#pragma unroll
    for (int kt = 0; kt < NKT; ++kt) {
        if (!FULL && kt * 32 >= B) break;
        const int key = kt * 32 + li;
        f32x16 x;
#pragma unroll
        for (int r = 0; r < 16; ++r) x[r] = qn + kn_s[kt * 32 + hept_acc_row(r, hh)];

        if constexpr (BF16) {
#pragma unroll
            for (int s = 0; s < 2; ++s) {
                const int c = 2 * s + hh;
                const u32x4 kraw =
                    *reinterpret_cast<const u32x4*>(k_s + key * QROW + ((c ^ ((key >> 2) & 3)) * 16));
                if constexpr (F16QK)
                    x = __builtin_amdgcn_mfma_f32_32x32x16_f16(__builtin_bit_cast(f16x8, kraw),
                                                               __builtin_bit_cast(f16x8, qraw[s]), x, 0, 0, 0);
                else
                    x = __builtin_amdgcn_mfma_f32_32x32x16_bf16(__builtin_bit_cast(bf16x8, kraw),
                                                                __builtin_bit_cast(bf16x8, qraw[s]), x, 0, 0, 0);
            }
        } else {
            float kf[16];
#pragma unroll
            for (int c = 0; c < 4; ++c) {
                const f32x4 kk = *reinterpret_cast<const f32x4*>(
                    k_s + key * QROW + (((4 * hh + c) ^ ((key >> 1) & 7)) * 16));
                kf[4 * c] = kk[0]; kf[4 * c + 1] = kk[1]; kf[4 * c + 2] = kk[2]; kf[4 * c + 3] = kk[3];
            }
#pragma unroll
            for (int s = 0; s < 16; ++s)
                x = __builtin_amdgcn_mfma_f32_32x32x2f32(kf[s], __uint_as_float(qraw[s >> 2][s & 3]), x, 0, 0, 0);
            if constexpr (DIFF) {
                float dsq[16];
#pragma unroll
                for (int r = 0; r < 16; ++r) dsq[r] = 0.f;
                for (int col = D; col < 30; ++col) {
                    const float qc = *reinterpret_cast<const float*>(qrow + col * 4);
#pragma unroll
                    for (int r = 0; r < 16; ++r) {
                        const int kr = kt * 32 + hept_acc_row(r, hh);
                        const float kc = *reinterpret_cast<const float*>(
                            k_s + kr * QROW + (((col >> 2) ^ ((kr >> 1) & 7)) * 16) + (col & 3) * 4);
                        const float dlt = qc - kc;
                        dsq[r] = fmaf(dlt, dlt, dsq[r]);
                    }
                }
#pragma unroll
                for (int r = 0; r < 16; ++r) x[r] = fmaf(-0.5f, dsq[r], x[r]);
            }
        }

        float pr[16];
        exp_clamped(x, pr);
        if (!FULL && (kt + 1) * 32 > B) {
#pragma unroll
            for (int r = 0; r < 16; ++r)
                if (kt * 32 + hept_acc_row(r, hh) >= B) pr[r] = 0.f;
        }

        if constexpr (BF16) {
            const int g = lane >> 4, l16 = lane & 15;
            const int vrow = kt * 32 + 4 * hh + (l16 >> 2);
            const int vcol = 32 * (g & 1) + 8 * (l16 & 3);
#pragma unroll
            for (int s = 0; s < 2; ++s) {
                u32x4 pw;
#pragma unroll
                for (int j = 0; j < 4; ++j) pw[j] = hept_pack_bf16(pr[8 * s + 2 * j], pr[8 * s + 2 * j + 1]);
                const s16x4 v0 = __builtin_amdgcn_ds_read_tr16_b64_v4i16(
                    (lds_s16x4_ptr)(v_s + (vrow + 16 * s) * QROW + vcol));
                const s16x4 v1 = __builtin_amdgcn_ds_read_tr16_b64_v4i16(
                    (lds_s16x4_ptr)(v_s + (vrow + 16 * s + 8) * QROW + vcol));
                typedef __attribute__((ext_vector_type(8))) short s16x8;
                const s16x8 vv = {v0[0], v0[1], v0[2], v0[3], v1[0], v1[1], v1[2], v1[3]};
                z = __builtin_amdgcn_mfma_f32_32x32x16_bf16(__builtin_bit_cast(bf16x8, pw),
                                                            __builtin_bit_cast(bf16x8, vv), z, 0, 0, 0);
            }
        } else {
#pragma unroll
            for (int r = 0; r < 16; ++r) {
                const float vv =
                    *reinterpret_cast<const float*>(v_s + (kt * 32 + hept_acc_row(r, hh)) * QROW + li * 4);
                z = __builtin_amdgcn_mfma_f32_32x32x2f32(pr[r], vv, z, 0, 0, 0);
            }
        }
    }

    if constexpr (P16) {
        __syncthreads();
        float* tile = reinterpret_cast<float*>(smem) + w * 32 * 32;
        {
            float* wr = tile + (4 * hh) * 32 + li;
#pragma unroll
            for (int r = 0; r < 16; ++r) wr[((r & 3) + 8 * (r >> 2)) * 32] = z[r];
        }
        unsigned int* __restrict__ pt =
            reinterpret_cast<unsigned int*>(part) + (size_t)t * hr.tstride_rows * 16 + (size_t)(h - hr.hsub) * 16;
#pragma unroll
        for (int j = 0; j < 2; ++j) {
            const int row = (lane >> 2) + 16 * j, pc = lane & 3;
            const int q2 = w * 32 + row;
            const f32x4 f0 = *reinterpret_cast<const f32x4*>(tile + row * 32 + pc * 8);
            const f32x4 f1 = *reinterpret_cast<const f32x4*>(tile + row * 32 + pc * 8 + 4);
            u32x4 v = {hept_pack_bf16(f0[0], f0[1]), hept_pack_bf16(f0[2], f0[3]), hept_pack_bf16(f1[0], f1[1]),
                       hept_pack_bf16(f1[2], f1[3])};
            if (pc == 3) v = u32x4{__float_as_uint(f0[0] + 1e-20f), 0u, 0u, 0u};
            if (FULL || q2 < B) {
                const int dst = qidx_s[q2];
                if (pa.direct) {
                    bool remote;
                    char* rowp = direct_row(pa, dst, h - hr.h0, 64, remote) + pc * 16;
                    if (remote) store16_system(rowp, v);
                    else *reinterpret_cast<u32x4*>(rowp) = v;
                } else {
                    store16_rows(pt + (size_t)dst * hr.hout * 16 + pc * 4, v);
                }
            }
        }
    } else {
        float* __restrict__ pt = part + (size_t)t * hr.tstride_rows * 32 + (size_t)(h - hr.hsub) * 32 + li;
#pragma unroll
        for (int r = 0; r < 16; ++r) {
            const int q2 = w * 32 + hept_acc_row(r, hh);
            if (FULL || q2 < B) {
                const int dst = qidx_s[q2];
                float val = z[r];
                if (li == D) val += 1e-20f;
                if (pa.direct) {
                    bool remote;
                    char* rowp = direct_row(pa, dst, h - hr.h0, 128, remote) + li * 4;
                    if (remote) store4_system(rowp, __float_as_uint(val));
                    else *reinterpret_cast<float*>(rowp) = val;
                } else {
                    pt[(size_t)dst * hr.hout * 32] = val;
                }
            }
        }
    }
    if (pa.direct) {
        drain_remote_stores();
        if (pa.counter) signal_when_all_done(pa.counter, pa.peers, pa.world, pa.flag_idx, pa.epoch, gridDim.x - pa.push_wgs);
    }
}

───

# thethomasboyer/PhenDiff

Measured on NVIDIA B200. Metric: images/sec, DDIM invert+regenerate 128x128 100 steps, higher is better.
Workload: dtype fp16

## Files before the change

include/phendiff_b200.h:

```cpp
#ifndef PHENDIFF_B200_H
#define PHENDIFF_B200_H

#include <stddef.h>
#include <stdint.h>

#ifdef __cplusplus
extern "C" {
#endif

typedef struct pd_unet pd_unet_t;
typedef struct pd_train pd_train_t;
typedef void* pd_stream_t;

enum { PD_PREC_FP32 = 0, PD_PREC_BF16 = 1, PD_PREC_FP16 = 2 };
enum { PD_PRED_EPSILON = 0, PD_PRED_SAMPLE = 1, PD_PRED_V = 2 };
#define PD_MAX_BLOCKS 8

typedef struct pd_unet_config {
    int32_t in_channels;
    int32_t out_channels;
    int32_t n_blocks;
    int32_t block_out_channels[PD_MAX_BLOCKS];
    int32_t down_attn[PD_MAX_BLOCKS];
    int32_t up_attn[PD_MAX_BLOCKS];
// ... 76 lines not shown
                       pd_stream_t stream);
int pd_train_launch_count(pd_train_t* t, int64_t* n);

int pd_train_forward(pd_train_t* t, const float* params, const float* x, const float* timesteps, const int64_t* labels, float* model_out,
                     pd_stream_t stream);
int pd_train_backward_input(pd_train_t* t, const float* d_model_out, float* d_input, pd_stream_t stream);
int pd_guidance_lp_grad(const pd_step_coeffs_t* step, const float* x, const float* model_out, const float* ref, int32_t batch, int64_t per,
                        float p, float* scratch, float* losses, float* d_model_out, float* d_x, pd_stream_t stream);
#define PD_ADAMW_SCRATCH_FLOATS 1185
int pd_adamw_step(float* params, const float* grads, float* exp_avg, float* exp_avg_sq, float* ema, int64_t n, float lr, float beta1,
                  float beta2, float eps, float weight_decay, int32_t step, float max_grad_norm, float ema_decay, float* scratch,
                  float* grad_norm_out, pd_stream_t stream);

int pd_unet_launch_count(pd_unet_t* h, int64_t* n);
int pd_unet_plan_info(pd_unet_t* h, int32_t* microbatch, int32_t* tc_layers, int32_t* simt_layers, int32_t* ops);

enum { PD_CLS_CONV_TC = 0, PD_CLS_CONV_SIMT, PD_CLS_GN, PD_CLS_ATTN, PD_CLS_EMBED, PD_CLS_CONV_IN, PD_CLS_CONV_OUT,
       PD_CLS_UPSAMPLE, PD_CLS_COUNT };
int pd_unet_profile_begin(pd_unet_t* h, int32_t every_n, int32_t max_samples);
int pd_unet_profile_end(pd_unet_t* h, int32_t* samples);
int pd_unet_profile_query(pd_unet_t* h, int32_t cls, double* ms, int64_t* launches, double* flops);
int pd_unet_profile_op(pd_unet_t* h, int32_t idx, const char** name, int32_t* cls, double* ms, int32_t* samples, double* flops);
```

───

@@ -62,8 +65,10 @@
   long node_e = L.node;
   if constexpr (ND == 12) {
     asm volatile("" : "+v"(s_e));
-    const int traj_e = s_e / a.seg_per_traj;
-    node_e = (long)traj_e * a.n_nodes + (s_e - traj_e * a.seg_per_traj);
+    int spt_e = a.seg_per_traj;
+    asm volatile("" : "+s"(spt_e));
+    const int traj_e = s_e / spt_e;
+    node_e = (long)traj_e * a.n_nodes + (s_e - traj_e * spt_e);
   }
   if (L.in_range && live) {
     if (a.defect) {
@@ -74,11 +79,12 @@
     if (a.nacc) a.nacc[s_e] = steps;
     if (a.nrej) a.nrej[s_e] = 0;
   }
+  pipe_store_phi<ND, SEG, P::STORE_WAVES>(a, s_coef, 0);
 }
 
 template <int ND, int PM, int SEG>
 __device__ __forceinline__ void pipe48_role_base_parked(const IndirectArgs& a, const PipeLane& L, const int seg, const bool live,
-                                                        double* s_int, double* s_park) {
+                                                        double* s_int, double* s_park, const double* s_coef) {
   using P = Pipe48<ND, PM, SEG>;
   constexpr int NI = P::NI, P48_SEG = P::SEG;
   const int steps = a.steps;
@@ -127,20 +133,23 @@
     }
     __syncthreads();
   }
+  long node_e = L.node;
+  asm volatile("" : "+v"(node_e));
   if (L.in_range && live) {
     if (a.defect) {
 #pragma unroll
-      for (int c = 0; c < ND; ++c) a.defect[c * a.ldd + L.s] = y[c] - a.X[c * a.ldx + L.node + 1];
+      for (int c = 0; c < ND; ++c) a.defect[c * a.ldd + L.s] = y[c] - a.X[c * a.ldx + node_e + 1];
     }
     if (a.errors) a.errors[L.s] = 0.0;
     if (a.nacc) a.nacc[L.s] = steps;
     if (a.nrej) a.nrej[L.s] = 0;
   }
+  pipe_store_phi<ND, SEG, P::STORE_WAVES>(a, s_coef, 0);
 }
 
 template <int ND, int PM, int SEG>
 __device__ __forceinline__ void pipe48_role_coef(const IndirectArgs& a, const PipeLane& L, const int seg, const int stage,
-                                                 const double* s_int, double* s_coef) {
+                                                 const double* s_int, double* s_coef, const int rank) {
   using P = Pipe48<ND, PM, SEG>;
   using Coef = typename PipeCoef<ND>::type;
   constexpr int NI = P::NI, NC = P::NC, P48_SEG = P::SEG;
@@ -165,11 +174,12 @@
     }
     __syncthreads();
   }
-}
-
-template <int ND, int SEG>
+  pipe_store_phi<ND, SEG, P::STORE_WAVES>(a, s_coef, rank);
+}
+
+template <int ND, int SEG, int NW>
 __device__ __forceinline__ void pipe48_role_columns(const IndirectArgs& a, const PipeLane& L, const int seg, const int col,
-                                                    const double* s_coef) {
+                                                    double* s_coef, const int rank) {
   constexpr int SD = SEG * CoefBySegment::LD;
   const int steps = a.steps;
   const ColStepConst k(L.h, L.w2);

───

## TASK ITEM
Looking at the data above, write out exactly the lines that start at the one containing "void pipe48_role_coef(const IndirectArgs&" and end at the one containing "constexpr int NI = P::NI, NC"; include both and nothing beyond.

## RESULT
 __device__ __forceinline__ void pipe48_role_coef(const IndirectArgs& a, const PipeLane& L, const int seg, const int stage,
-                                                 const double* s_int, double* s_coef) {
+                                                 const double* s_int, double* s_coef, const int rank) {
   using P = Pipe48<ND, PM, SEG>;
   using Coef = typename PipeCoef<ND>::type;
   constexpr int NI = P::NI, NC = P::NC, P48_SEG = P::SEG;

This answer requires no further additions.